[[ Records for this task, beginning ]]

+template <bool PRECISE, int kL>
+__device__ __forceinline__ void first_layer(const float* wq, const float* s_b0, int q4, const float (&x)[2][3], const float (&c)[3],
+                                            uint32_t (&a)[4][4], uint32_t (&al)[4][kL]) {
+    float px[2], py[2], pz[2];
+#pragma unroll
+    for (int h = 0; h < 2; ++h) { px[h] = x[h][0] - c[0]; py[h] = x[h][1] - c[1]; pz[h] = x[h][2] - c[2]; }
+#pragma unroll
+    for (int kk = 0; kk < 4; ++kk) {
+#pragma unroll
+        for (int hc = 0; hc < 2; ++hc) {
+            const int ch = kk * 16 + hc * 8 + 2 * q4;
+            const float2 wx = *reinterpret_cast<const float2*>(wq + 0 * 64 + ch);
+            const float2 wy = *reinterpret_cast<const float2*>(wq + 1 * 64 + ch);
+            const float2 wz = *reinterpret_cast<const float2*>(wq + 2 * 64 + ch);
+            const float2 bb = *reinterpret_cast<const float2*>(s_b0 + ch);
+#pragma unroll
+            for (int h = 0; h < 2; ++h) {
+                const float v0 = fmaf(wx.x, px[h], fmaf(wy.x, py[h], fmaf(wz.x, pz[h], bb.x)));
+                const float v1 = fmaf(wx.y, px[h], fmaf(wy.y, py[h], fmaf(wz.y, pz[h], bb.y)));
+                pack_act<PRECISE>(v0, v1, a[kk][hc * 2 + h], al[kk][PRECISE ? hc * 2 + h : 0]);
+            }
+        }
+    }
+}
+
+template <bool PRECISE, int NUM_MID, int PERQ_LAYER>
 __global__ void __launch_bounds__(kThreads, 1) pointnet_pass_kernel(const PassParams p) {
     using C = Cfg<PRECISE>;
+    using S = Stack<NUM_MID>;
     constexpr int kL = PRECISE ? 4 : 1;
+    constexpr bool kBulk = PERQ_LAYER >= 0 && !PRECISE;
+    constexpr bool kEarlyMid = !PRECISE && NUM_MID == 3;
     extern __shared__ __align__(1024) uint8_t smem[];
     float* s_bias = reinterpret_cast<float*>(smem + C::kOffBias);
     const int tid = threadIdx.x, wg = tid >> 7, t = tid & 127, lane = tid & 31, q4 = lane & 3;
@@ -96,30 +145,28 @@
     const int stream = blockIdx.x / C::kSplit, nstreams = gridDim.x / C::kSplit;
     const int nq = (p.B > stream) ? (p.B - stream + nstreams - 1) / nstreams : 0;
     const int tpq = p.tiles_per_query;
-    uint32_t mid_off[3] = {0, 0, 0};
-    {
-        uint32_t o = 0;
-        for (int l = 0; l < p.num_mid; ++l) { mid_off[l] = o; o += (uint32_t)p.mid_N[l] * 128u * C::kMidScale; }
-    }
 
     if (nq > 0) {
         const uint4* src = reinterpret_cast<const uint4*>(p.w3_img + (size_t)part * C::kW3Bytes);
         uint4* dst = reinterpret_cast<uint4*>(smem);
         for (uint32_t i = tid; i < C::kW3Bytes / 16; i += kThreads) dst[i] = src[i];
-        for (int l = 0; l < p.num_mid; ++l) {
-            if (l == p.perq_layer) continue;
+#pragma unroll
+        for (int l = 0; l < NUM_MID; ++l) {
+            if (l == PERQ_LAYER) continue;
             const uint4* s = reinterpret_cast<const uint4*>(p.mid_img[l]);
-            uint4* d = reinterpret_cast<uint4*>(smem + C::kOffMid + mid_off[l]);
-            for (uint32_t i = tid; i < (uint32_t)p.mid_N[l] * 8u * C::kMidScale; i += kThreads) d[i] = s[i];
-        }
-    }
-    {
-        int off = 0;
-        for (int l = 0; l < p.num_mid; ++l) {
-            for (int i = tid; i < p.mid_N[l]; i += kThreads) s_bias[off + i] = p.mid_bias[l][i];
-            off += p.mid_N[l];
-        }
-        for (int i = tid; i < 64; i += kThreads) s_bias[256 + i] = p.b0[i];
+            uint4* d = reinterpret_cast<uint4*>(smem + C::kOffMid + S::off(l) * 128u * C::kMidScale);
+            for (uint32_t i = tid; i < S::n(l) * 8u * C::kMidScale; i += kThreads) d[i] = s[i];
+        }
+    }
+#pragma unroll
+    for (int l = 0; l < NUM_MID; ++l)
+        for (int i = tid; i < (int)S::n(l); i += kThreads) s_bias[S::off(l) + i] = p.mid_bias[l][i];
+    for (int i = tid; i < 64; i += kThreads) s_bias[256 + i] = p.b0[i];
+    uint64_t* bar = reinterpret_cast<uint64_t*>(smem + C::kOffBar) + 2 * wg;
+    if (kBulk && t == 0) {
+        mbar_init(&bar[0], 1);
+        mbar_init(&bar[1], 1);
+        fence_mbar_init();
     }
     fence_proxy_async_smem();
     __syncthreads();
@@ -133,151 +180,190 @@
     auto wg_sync = [&]() { asm volatile("bar.sync %0, 128;" ::"r"(bar_id) : "memory"); };
     const uint64_t dsc_act2 = make_smem_desc(smem_u32(act2), 128, 2048);
     const uint64_t dsc_w3 = make_smem_desc(smem_u32(smem), 128, 2048);
-    uint64_t dsc_mid[3], dsc_mid_lo[3];
-    for (int l = 0; l < 3; ++l) {
-        const bool pq = l == p.perq_layer;
-        dsc_mid[l] = make_smem_desc(pq ? smem_u32(perq) : smem_u32(smem + C::kOffMid) + mid_off[l], 128, 1024);
-        dsc_mid_lo[l] = dsc_mid[l] + (uint64_t)((pq ? 8192u : (uint32_t)p.mid_N[l] * 128u) >> 4);
-    }
-
-    for (int qi = wg; qi < nq; qi += kWG) {
-        const size_t q = (size_t)stream + (size_t)qi * nstreams;
+    const uint64_t dsc_mid = make_smem_desc(smem_u32(smem + C::kOffMid), 128, 1024);
+    const uint64_t dsc_perq = make_smem_desc(smem_u32(perq), 128, 1024);
+    auto query_of = [&](int qi) { return (size_t)stream + (size_t)qi * nstreams; };
+    auto copy_perq = [&](int qi, uint32_t buf) {
+        mbar_arrive_expect_tx(&bar[buf], C::kPerqBytes);
+        bulk_g2s(perq + buf * C::kPerqBytes, p.perq_img + query_of(qi) * C::kPerqBytes, C::kPerqBytes, &bar[buf]);
+    };
+
+    float nx[2][3], nc[3];
+    float nr[9] = {1.f, 0.f, 0.f, 0.f, 1.f, 0.f, 0.f, 0.f, 1.f};
+    float w0[3] = {0.f, 0.f, 0.f};
+    auto load_rot = [&](size_t q) {
+        if (t < 64 && p.R) {
+#pragma unroll
+            for (int i = 0; i < 9; ++i) nr[i] = p.R[q * 9 + i];
+        }
+    };
+    if (t < 64) { w0[0] = p.W0[t * 3 + 0]; w0[1] = p.W0[t * 3 + 1]; w0[2] = p.W0[t * 3 + 2]; }
+    if (wg < nq) {
+        load_tile(p, query_of(wg), 0, r0, nx, nc);
+        load_rot(query_of(wg));
+        if (kBulk && t == 0) copy_perq(wg, 0);
+    }
+
+    float d0[32], d1[32];
+#pragma unroll
+    for (int i = 0; i < 32; ++i) { d0[i] = 0.f; d1[i] = 0.f; }
+    uint32_t kq = 0;
+    for (int qi = wg; qi < nq; qi += kWG, ++kq) {
+        const size_t q = query_of(qi);
+        const bool next_q = qi + kWG < nq;
         wg_sync();
+        if (kBulk && t == 0 && next_q) copy_perq(qi + kWG, (kq + 1) & 1);
         if (t < 64) {
-            const float w0 = p.W0[t * 3 + 0], w1 = p.W0[t * 3 + 1], w2 = p.W0[t * 3 + 2];
-            float r[9] = {1.f, 0.f, 0.f, 0.f, 1.f, 0.f, 0.f, 0.f, 1.f};
-            if (p.R) {
-#pragma unroll
-                for (int i = 0; i < 9; ++i) r[i] = p.R[q * 9 + i];
-            }
-            wq[0 * 64 + t] = w0 * r[0] + w1 * r[3] + w2 * r[6];
-            wq[1 * 64 + t] = w0 * r[1] + w1 * r[4] + w2 * r[7];
-            wq[2 * 64 + t] = w0 * r[2] + w1 * r[5] + w2 * r[8];
-        }
-        if (p.perq_layer >= 0) {
+            wq[0 * 64 + t] = w0[0] * nr[0] + w0[1] * nr[3] + w0[2] * nr[6];
+            wq[1 * 64 + t] = w0[0] * nr[1] + w0[1] * nr[4] + w0[2] * nr[7];
+            wq[2 * 64 + t] = w0[0] * nr[2] + w0[1] * nr[5] + w0[2] * nr[8];
+        }
+        if (PERQ_LAYER >= 0 && !kBulk) {
             const uint4* s = reinterpret_cast<const uint4*>(p.perq_img + q * C::kPerqBytes);
             uint4* d = reinterpret_cast<uint4*>(perq);
             for (uint32_t i = t; i < C::kPerqBytes / 16; i += 128) d[i] = s[i];
             fence_proxy_async_smem();
         }
         wg_sync();
+        if (kBulk) mbar_wait_bounded(&bar[kq & 1], (kq >> 1) & 1);
+        const uint64_t dsc_pq = dsc_perq + (uint64_t)(((kq & 1) * C::kPerqBytes * (kBulk ? 1u : 0u)) >> 4);
         float rmax[4 * C::kChunks];
 #pragma unroll
         for (int i = 0; i < 4 * C::kChunks; ++i) rmax[i] = -INFINITY;
+        uint32_t a[4][4], al[4][kL];
+        auto first_and_prefetch = [&](int tq) {
+            first_layer<PRECISE, kL>(wq, s_b0, q4, nx, nc, a, al);
+            if (tq + 1 < tpq) load_tile(p, q, tq + 1, r0, nx, nc);
+            else if (next_q) { load_tile(p, query_of(qi + kWG), 0, r0, nx, nc); load_rot(query_of(qi + kWG)); }
+        };
+        first_and_prefetch(0);
+        auto mid_issue = [&](int l, float (&d)[32]) {
+            const bool pq = l == PERQ_LAYER;
+            const uint64_t w = pq ? dsc_pq : dsc_mid + (uint64_t)((S::off(l) * 128u * C::kMidScale) >> 4);
+            const uint64_t w_lo = w + (uint64_t)((pq ? 8192u : S::n(l) * 128u) >> 4);
+#pragma unroll
+            for (int i = 0; i < 32; ++i) d[i] = 0.f;
+            wgmma_fence();
+#pragma unroll
+            for (int ks = 0; ks < 4; ++ks)
+                mid_mma<PRECISE>(d, a[ks], reinterpret_cast<const uint32_t (&)[4]>(al[PRECISE ? ks : 0]), w + (uint64_t)(ks * 16), w_lo + (uint64_t)(ks * 16), ks > 0);
+            wgmma_commit();
+        };
+        auto mid_finish = [&](int l, float (&d)[32]) {
+            const float* bl = s_bias + S::off(l);
+            fence_regs(d);
+#pragma unroll
+            for (int j = 0; j < 8; ++j) {
+                const float2 bb = *reinterpret_cast<const float2*>(bl + 8 * j + 2 * q4);
+                pack_act<PRECISE>(d[4 * j] + bb.x, d[4 * j + 1] + bb.y, a[j >> 1][(j & 1) * 2], al[j >> 1][PRECISE ? (j & 1) * 2 : 0]);
+                pack_act<PRECISE>(d[4 * j + 2] + bb.x, d[4 * j + 3] + bb.y, a[j >> 1][(j & 1) * 2 + 1], al[j >> 1][PRECISE ? (j & 1) * 2 + 1 : 0]);
+            }
+        };
         for (int tq = 0; tq < tpq; ++tq) {
-            const int sgi = tq < p.seg[0].tiles ? 0 : 1;
-            const Seg& sg = p.seg[sgi];
-            float cx = 0.f, cy = 0.f, cz = 0.f;
-            if (sg.center) { cx = p.query[q * 3 + 0]; cy = p.query[q * 3 + 1]; cz = p.query[q * 3 + 2]; }
-            float px[2], py[2], pz[2];
-#pragma unroll
-            for (int h = 0; h < 2; ++h) {
-                int local = (tq - (sgi ? p.seg[0].tiles : 0)) * kTile + r0 + 8 * h;
-                if (local >= sg.n) local = 0;
-                const float* src = sg.ptr + (q * sg.n + local) * 3;
-                px[h] = src[0] - cx; py[h] = src[1] - cy; pz[h] = src[2] - cz;
+            if (!kEarlyMid || tq == 0) {
+#pragma unroll
+                for (int l = 0; l < NUM_MID - 1; ++l) {
+                    float d[32];
+                    mid_issue(l, d);
+                    wgmma_wait<0>();
+                    mid_finish(l, d);
+                }
             }
-            uint32_t a[4][4], al[4][kL];
-#pragma unroll
-            for (int kk = 0; kk < 4; ++kk) {
-#pragma unroll
-                for (int hc = 0; hc < 2; ++hc) {
-                    const int ch = kk * 16 + hc * 8 + 2 * q4;
-                    const float2 wx = *reinterpret_cast<const float2*>(wq + 0 * 64 + ch);
-                    const float2 wy = *reinterpret_cast<const float2*>(wq + 1 * 64 + ch);
-                    const float2 wz = *reinterpret_cast<const float2*>(wq + 2 * 64 + ch);
-                    const float2 bb = *reinterpret_cast<const float2*>(s_b0 + ch);
+            {
+                constexpr int l = NUM_MID - 1;
+                const float* bl = s_bias + S::off(l);
+                const bool pq = l == PERQ_LAYER;
+                const uint64_t w = pq ? dsc_pq : dsc_mid + (uint64_t)((S::off(l) * 128u * C::kMidScale) >> 4);
+                const uint64_t w_lo = w + (uint64_t)((pq ? 8192u : S::n(l) * 128u) >> 4);
+                float d[64];
+#pragma unroll
+                for (int i = 0; i < 64; ++i) d[i] = 0.f;
+                wgmma_fence();
+#pragma unroll
+                for (int ks = 0; ks < 4; ++ks)
+                    mid_mma<PRECISE>(d, a[ks], reinterpret_cast<const uint32_t (&)[4]>(al[PRECISE ? ks : 0]), w + (uint64_t)(ks * 16), w_lo + (uint64_t)(ks * 16), ks > 0);
+                wgmma_commit();
+                wgmma_wait<0>();
+                fence_regs(d);
+                wg_sync();
+#pragma unroll
+                for (int j = 0; j < 16; ++j) {
+                    const int k = 8 * j + 2 * q4;
+                    const float2 bb = *reinterpret_cast<const float2*>(bl + k);
 #pragma unroll
                     for (int h = 0; h < 2; ++h) {
-                        const float v0 = fmaf(wx.x, px[h], fmaf(wy.x, py[h], fmaf(wz.x, pz[h], bb.x)));
-                        const float v1 = fmaf(wx.y, px[h], fmaf(wy.y, py[h], fmaf(wz.y, pz[h], bb.y)));
-                        pack_act<PRECISE>(v0, v1, a[kk][hc * 2 + h], al[kk][PRECISE ? hc * 2 + h : 0]);
+                        const int pt = r0 + 8 * h;
+                        const uint32_t off = (uint32_t)(pt >> 3) * 2048u + (uint32_t)j * 128u + (uint32_t)(pt & 7) * 16u + (uint32_t)q4 * 4u;
+                        uint32_t hi, lo = 0;
+                        pack_act<PRECISE>(d[4 * j + 2 * h] + bb.x, d[4 * j + 2 * h + 1] + bb.y, hi, lo);
+                        *reinterpret_cast<uint32_t*>(act2 + off) = hi;
+                        if (PRECISE) *reinterpret_cast<uint32_t*>(act2 + kAct2Bytes + off) = lo;
                     }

[[ Records for this task, end ]]

◆ What you need to do: Which lines of the entries above contain the word "rmax"? Copy each of them.

◆ Result of this exercise:
         float rmax[4 * C::kChunks];
         for (int i = 0; i < 4 * C::kChunks; ++i) rmax[i] = -INFINITY;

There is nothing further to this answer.